_Try it_. All lines of the entries with "namespace" in them must be listed.

_The data_.

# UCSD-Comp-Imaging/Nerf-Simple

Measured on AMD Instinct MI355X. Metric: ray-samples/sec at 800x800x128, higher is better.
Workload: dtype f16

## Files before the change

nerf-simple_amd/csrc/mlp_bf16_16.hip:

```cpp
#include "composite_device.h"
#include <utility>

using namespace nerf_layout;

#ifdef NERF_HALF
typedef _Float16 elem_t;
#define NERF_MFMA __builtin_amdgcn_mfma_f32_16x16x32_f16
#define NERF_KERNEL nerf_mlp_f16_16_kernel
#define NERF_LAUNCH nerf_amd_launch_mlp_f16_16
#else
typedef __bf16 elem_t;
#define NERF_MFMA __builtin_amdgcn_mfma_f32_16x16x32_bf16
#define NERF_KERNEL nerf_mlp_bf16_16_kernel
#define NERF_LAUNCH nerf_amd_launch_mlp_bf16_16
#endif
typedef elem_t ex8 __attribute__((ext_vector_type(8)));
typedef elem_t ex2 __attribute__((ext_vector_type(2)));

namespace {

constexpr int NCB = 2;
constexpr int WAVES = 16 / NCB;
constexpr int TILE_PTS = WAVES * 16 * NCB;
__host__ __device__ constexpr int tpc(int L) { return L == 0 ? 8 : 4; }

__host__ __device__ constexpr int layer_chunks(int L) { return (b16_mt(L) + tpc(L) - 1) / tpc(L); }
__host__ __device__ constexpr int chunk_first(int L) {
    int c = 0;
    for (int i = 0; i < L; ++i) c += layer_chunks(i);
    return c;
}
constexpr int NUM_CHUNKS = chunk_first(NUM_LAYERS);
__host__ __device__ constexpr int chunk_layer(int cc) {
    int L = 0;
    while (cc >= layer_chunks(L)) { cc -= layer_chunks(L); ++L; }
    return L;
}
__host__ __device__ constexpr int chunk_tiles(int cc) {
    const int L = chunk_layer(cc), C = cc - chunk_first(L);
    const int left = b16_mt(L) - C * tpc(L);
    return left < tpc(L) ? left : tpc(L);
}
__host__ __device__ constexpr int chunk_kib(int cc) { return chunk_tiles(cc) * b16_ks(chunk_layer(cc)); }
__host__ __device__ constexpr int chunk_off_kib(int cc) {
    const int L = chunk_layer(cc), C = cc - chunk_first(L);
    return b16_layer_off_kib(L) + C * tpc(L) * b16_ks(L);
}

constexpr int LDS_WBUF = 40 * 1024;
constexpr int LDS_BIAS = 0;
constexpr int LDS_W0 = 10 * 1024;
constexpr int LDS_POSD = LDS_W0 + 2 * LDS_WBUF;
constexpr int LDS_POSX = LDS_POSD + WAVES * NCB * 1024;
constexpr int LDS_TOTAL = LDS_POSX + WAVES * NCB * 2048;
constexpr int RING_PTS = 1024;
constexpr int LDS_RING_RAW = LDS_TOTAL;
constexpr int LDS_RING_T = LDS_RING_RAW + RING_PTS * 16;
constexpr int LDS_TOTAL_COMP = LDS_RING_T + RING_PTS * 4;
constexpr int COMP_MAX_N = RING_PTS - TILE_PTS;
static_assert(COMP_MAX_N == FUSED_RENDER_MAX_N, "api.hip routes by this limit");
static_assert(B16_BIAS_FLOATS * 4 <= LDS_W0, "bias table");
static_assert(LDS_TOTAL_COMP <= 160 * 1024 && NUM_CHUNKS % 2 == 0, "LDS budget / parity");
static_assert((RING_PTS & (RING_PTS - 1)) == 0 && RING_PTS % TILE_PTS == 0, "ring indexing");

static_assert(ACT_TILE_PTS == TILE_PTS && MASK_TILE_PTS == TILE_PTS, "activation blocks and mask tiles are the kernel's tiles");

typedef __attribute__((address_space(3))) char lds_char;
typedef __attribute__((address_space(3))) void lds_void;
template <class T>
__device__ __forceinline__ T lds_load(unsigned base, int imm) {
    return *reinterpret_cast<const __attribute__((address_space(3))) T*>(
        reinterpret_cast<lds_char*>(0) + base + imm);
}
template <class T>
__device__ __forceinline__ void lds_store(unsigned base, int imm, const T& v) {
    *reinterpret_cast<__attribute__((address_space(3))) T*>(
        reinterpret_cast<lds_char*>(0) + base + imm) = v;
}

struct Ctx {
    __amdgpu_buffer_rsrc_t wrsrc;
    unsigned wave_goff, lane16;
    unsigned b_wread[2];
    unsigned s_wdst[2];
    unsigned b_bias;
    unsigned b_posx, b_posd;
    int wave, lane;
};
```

_Response_.
using namespace nerf_layout;
namespace {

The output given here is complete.